The appellate court found this provision inapplicable because “[i]n order for section 2 — 616 to apply there must also be an action pending against a person not originally named a defendant" (156 Ill. App. 3d at 965), and, in the appellate court’s view, the complaint filed against the decedent was a nullity and thus did not give rise to a pending action. Regardless of whether an action against a decedent is under all circumstances a nullity, section 2 — 616(d) provides no relief to plaintiffs because the fourth requirement of that provision was not met: there is no indication or assertion that either co-executor knew prior to the running of the statute of limitations that a complaint had been filed.

We point out that Federal and other State courts which have permitted substitution of an executor or administrator as defendant in an action initiated against a decedent have typically relied upon a provision which, like section 2 — 616(d), required that the substituted defendant receive notice of the pending action prior to the lapse of the limitations period. (See Fed.
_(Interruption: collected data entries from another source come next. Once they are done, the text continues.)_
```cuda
extern "C" int rb200_mlp_backward(const rb200_mlp_layout* L, const float* params, const float* wsplit,
                                  const float* states, const float* action, const int64_t* idx, int64_t n,
                                  const float* d_logprobs, const float* d_entropy, const float* d_values,
                                  const float* acts, float* work, float* grads, rb200_stream_t stream) {
  int e = check_layout(L);
  if (e) return e;
  if (!params || !wsplit || !states || !action || !d_logprobs || !acts || !work || !grads) return RB200_E_NULL;
  if (n <= 0) return RB200_E_SHAPE;
  cudaStream_t st = rb::as_stream(stream);
  const int64_t PF = act_floats(n);
  const float *H3 = acts + 2 * PF, *G3 = acts + 5 * PF, *mean = acts + 6 * PF;
  float *dZ3 = work, *tA = dZ3 + PF, *tB = tA + PF, *dY3 = tB + PF, *uA = dY3 + PF, *uB = uA + PF;
  const float* P = params;
  float* G = grads;
  HeadBwdArgs h{};
  h.h3 = H3; h.g3 = G3; h.mean = mean; h.mw = P + L->mw;
  h.logstd = P + L->logstd; h.vw3 = P + L->vw3; h.action = action; h.idx = idx; h.d_logprobs = d_logprobs;
  h.d_entropy = d_entropy; h.d_values = d_values; h.dz3 = dZ3; h.dy3 = dY3;
  h.g_mw = G + L->mw; h.g_mb = G + L->mb; h.g_logstd = G + L->logstd; h.g_vw3 = G + L->vw3;
  h.g_b2 = G + L->bb2; h.g_vb2 = G + L->vb2;
  h.n = n; h.act = L->act_dim; h.vdim = L->value_dim;
  float* amax = work + 6 * PF;
  {
    cudaError_t ce = cudaMemsetAsync(amax, 0, 8 * sizeof(float), st);
    if (ce != cudaSuccess) return (int)ce;
  }
  h.amax_dz3 = amax;
  h.amax_dy3 = amax + 3;
  const int acc_len = (L->act_dim + L->value_dim) * kH + 64 + 2 * kH, w_len = (L->act_dim + L->value_dim) * kH;
  int nw = (232448 / 4 - w_len) / acc_len;
  nw = nw > 8 ? 8 : nw;
  const size_t smem = sizeof(float) * ((size_t)w_len + (size_t)nw * acc_len);
  const bool reg = L->act_dim <= 8 && L->value_dim <= 2;
  const int grid = head_grid(n);
  if (!(h.part = rb::partials_scratch((int64_t)grid * acc_len))) return RB200_E_UNSUPPORTED;
  {
    cudaError_t ce = cudaFuncSetAttribute(head_bwd_kernel<false>, cudaFuncAttributeMaxDynamicSharedMemorySize, (int)smem);
    if (ce == cudaSuccess)
      ce = cudaFuncSetAttribute(head_bwd_kernel<true>, cudaFuncAttributeMaxDynamicSharedMemorySize, (int)smem);
    if (ce != cudaSuccess) return (int)ce;
  }
  if (reg)
    head_bwd_kernel<true><<<grid, 32 * nw, smem, st>>>(h);
  else
    head_bwd_kernel<false><<<grid, 32 * nw, smem, st>>>(h);
  rb::count_launch();
  {
    cudaError_t ce = cudaPeekAtLastError();
    if (ce != cudaSuccess) return (int)ce;
  }
  {
    rb::tch::SlotSums ss{};
    ss.nslab = grid;
    ss.stride = acc_len;
    const int A = L->act_dim, V = L->value_dim;
    auto seg = [&](int off, float* out, int len) {
      ss.part[ss.count] = h.part + off; ss.out[ss.count] = out; ss.len[ss.count++] = len;
    };
    seg(0, h.g_mw, A * kH);
    seg((A + V) * kH, h.g_mb, A);
    seg((A + V) * kH + 32, h.g_logstd, A);
    seg((A + V) * kH + 64, h.g_b2, kH);
    if (d_values) {
      seg(A * kH, h.g_vw3, V * kH);
      seg((A + V) * kH + 64 + kH, h.g_vb2, kH);
    }
    if ((e = rb::tch::sum_slots(ss, st))) return e;
  }
  float* act_buf = const_cast<float*>(acts);
  TowerIO t[2] = {tower_io(L, P, wsplit, false, act_buf, n), tower_io(L, P, wsplit, true, act_buf + 3 * PF, n)};
  t[0].dZ3 = dZ3; t[0].tA = tA; t[0].tB = tB; t[0].amax = amax;
  t[0].g_w0 = G + L->bw0; t[0].g_b0 = G + L->bb0; t[0].g_w1 = G + L->bw1; t[0].g_b1 = G + L->bb1;
  t[0].g_w2 = G + L->bw2; t[0].g_b2 = G + L->bb2;
  t[1].dZ3 = dY3; t[1].tA = uA; t[1].tB = uB; t[1].amax = amax + 3;
  t[1].g_w0 = G + L->vw0; t[1].g_b0 = G + L->vb0; t[1].g_w1 = G + L->vw1; t[1].g_b1 = G + L->vb1;
  t[1].g_w2 = G + L->vw2; t[1].g_b2 = G + L->vb2;
  return towers_backward_h(states, idx, n, L->obs_dim, t, d_values ? 2 : 1, x_amax_slot(L, act_buf, n), st);
}

extern "C" int rb200_mlp_sample(const rb200_mlp_layout* L, const float* params, const float* wsplit,
                                const float* states, const float* noise, uint64_t seed, uint64_t offset,
                                const uint64_t* counter_dev, int64_t n, float* action, float* logprobs, float* values,
                                float* work, rb200_stream_t stream) {
  int e = check_layout(L);
  if (e) return e;
  if (!params || !wsplit || !states || !action || !logprobs || !work) return RB200_E_NULL;
  if (n <= 0) return RB200_E_SHAPE;
  cudaStream_t st = rb::as_stream(stream);
  if ((e = forward_towers(L, params, wsplit, states, nullptr, n, true, values != nullptr, work, nullptr, st))) return e;
  HeadFwdArgs h{};
  h.noise = noise; h.seed = seed; h.offset = offset; h.counter = counter_dev; h.sample_mode = 1; h.action_out = action;
  h.logprobs = logprobs;
  return head_forward(L, params, work, n, values, h, st);
}

namespace rb {
int mlp_mean_forward(const rb200_mlp_layout* L, const float* params, const float* wsplit, const float* states,
                     int64_t n, float* action, float* logprobs, float* values, float* work, cudaStream_t st) {
  int e = check_layout(L);
  if (e) return e;
  if ((e = forward_towers(L, params, wsplit, states, nullptr, n, true, values != nullptr, work, nullptr, st))) return e;
  HeadFwdArgs h{};
  h.sample_mode = 2; h.action_out = action; h.logprobs = logprobs;
  return head_forward(L, params, work, n, values, h, st);
}
}

extern "C" int rb200_absmax(const float* x, int64_t rows, int cols, float* out, rb200_stream_t stream) {
  if (!x || !out) return RB200_E_NULL;
  if (rows <= 0 || cols <= 0 || cols % 4 != 0) return RB200_E_SHAPE;
  return publish_absmax(x, rows, cols, out, rb::as_stream(stream));
}

namespace {
__global__ void __launch_bounds__(256) value_head_kernel(const float* __restrict__ g3, const float* __restrict__ vw3, float* __restrict__ values,
                                                         int64_t n, int vdim) {
  const int lane = threadIdx.x & 31, warp = threadIdx.x >> 5, nwarp = blockDim.x >> 5;
  for (int64_t row = (int64_t)blockIdx.x * nwarp + warp; row < n; row += (int64_t)gridDim.x * nwarp) {
    const float4 g0 = *reinterpret_cast<const float4*>(g3 + row * kH + lane * 4);
    const float4 g1 = *reinterpret_cast<const float4*>(g3 + row * kH + 128 + lane * 4);
    for (int c = 0; c < vdim; ++c) {
      const float4 w0 = *reinterpret_cast<const float4*>(vw3 + c * kH + lane * 4);
      const float4 w1 = *reinterpret_cast<const float4*>(vw3 + c * kH + 128 + lane * 4);
      float s = g0.x * w0.x + g0.y * w0.y + g0.z * w0.z + g0.w * w0.w + g1.x * w1.x + g1.y * w1.y + g1.z * w1.z +
                g1.w * w1.w;
      s = rb::warp_sum(s);
      if (lane == 0) values[row * vdim + c] = s;
    }
  }
}
}

extern "C" int rb200_mlp_value(const rb200_mlp_layout* L, const float* params, const float* wsplit,
                               const float* states, int64_t n, float* values, float* work, rb200_stream_t stream) {
  int e = check_layout(L);
  if (e) return e;
  if (!params || !wsplit || !states || !values || !work) return RB200_E_NULL;
  if (n <= 0 || L->value_dim <= 0) return RB200_E_SHAPE;
  cudaStream_t st = rb::as_stream(stream);
  if ((e = forward_towers(L, params, wsplit, states, nullptr, n, false, true, work, nullptr, st))) return e;
  value_head_kernel<<<head_grid(n), 256, 0, st>>>(work + 5 * act_floats(n), params + L->vw3, values, n, L->value_dim);
  rb::count_launch();
  RB_RETURN_LAUNCH();
}
```

### rlinf_b200/ops.py

```python
from __future__ import annotations

import ctypes as C
from typing import Optional

import torch

from . import _lib as L


def loss_mask(dones: torch.Tensor):
    lib = L.load()
    if dones.dim() != 3:
        raise ValueError(f"dones must be [n_chunk_steps+1, bsz, num_action_chunks], got {tuple(dones.shape)}")
    d = L.as_u8(L.to_device(dones))
    ncp1, B, Cc = d.shape
    mask = torch.empty((ncp1 - 1, B, Cc), dtype=torch.uint8, device=d.device)
    msum = torch.empty((B,), dtype=torch.int64, device=d.device)
    L.check(lib.rb200_loss_mask(L.ptr(d), L.ptr(mask), L.ptr(msum), ncp1 - 1, B, Cc, L.stream_ptr()), "loss_mask")
    return mask.view(torch.bool), msum.view(1, B, 1).expand(ncp1 - 1, B, Cc)


def gae(rewards, values, dones, gamma, gae_lambda, loss_mask=None, want_stats=False):
    lib = L.load()
    r = L.to_device(rewards, dtype=torch.float32)
    dev = r.device
    v = L.to_device(values, dev, torch.float32)
    d = L.as_u8(L.to_device(dones, dev))
    m = L.as_u8(L.to_device(loss_mask, dev))
    T, B = r.shape
    if d.shape != (T + 1, B):
        raise ValueError(f"dones must be [T+1,B]=({T + 1},{B}), got {tuple(d.shape)}")
    if v is not None and v.shape != (T + 1, B):
        raise ValueError(f"values must be [T+1,B]=({T + 1},{B}), got {tuple(v.shape)}")
    if m is not None and m.shape != (T, B):
        raise ValueError(f"loss_mask must be [T,B]=({T},{B}), got {tuple(m.shape)}")
    adv = torch.empty_like(r)
    ret = torch.empty_like(r)
    stats = torch.empty(6, dtype=torch.float64, device=dev) if want_stats else None
    L.check(lib.rb200_gae(L.ptr(r), L.ptr(v), L.ptr(d), L.ptr(m), L.ptr(adv), L.ptr(ret), L.ptr(stats), T, B,
                          float(gamma), float(gae_lambda), L.stream_ptr()), "gae")
    return adv, ret, stats


def normalize_(x: torch.Tensor, stats: torch.Tensor, eps: float = 1e-5) -> torch.Tensor:
    lib = L.load()
    L.check(lib.rb200_normalize(L.ptr(x), L.ptr(stats), x.numel(), float(eps), L.stream_ptr()), "normalize")
    return x


def grpo_scores(rewards, dones) -> torch.Tensor:
    lib = L.load()
    r = L.to_device(rewards, dtype=torch.float32)
    d = L.as_u8(L.to_device(dones, r.device))
    T, B = r.shape
    s = torch.empty((B,), dtype=torch.float32, device=r.device)
    L.check(lib.rb200_grpo_scores(L.ptr(r), L.ptr(d), L.ptr(s), T, B, L.stream_ptr()), "grpo_scores")
    return s


def grpo_advantages(scores, loss_mask, T, group_size, eps=1e-6) -> torch.Tensor:
    lib = L.load()
    s = L.to_device(scores, dtype=torch.float32).reshape(-1)
    m = L.as_u8(L.to_device(loss_mask, s.device))
    B = s.numel()
    adv = torch.empty((T, B), dtype=torch.float32, device=s.device)
    L.check(lib.rb200_grpo_advantages(L.ptr(s), L.ptr(m), L.ptr(adv), T, B, int(group_size), float(eps),
                                      L.stream_ptr()), "grpo_advantages")
    return adv


def absmax(x: torch.Tensor, out: Optional[torch.Tensor] = None) -> torch.Tensor:
    lib = L.load()
    rows, cols = x.shape[0], x[0].numel()
    out = out if out is not None else torch.empty(4 + cols if cols <= 256 else 1, dtype=torch.float32, device=x.device)
    L.check(lib.rb200_absmax(L.ptr(x), rows, cols, L.ptr(out), L.stream_ptr()), "absmax")
    return out
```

R. Civ. R 15(c); Loudenslager v. Teeple (3d Cir. 1972), 466 F.2d 249; Baker v. McKnight (1983), 4 Ohio St. 3d 125, 447 N.E.2d 104; Eberbach v. McNabney (Ind. App. 1981), 421 N.E.2d 651.) Where the prospective defendant did not receive proper notice, courts have typically found that the complaint did not relate back to the date of the original filing. See, e.g., Sassi v. Breier (7th Cir. 1978), 584 F.2d 234.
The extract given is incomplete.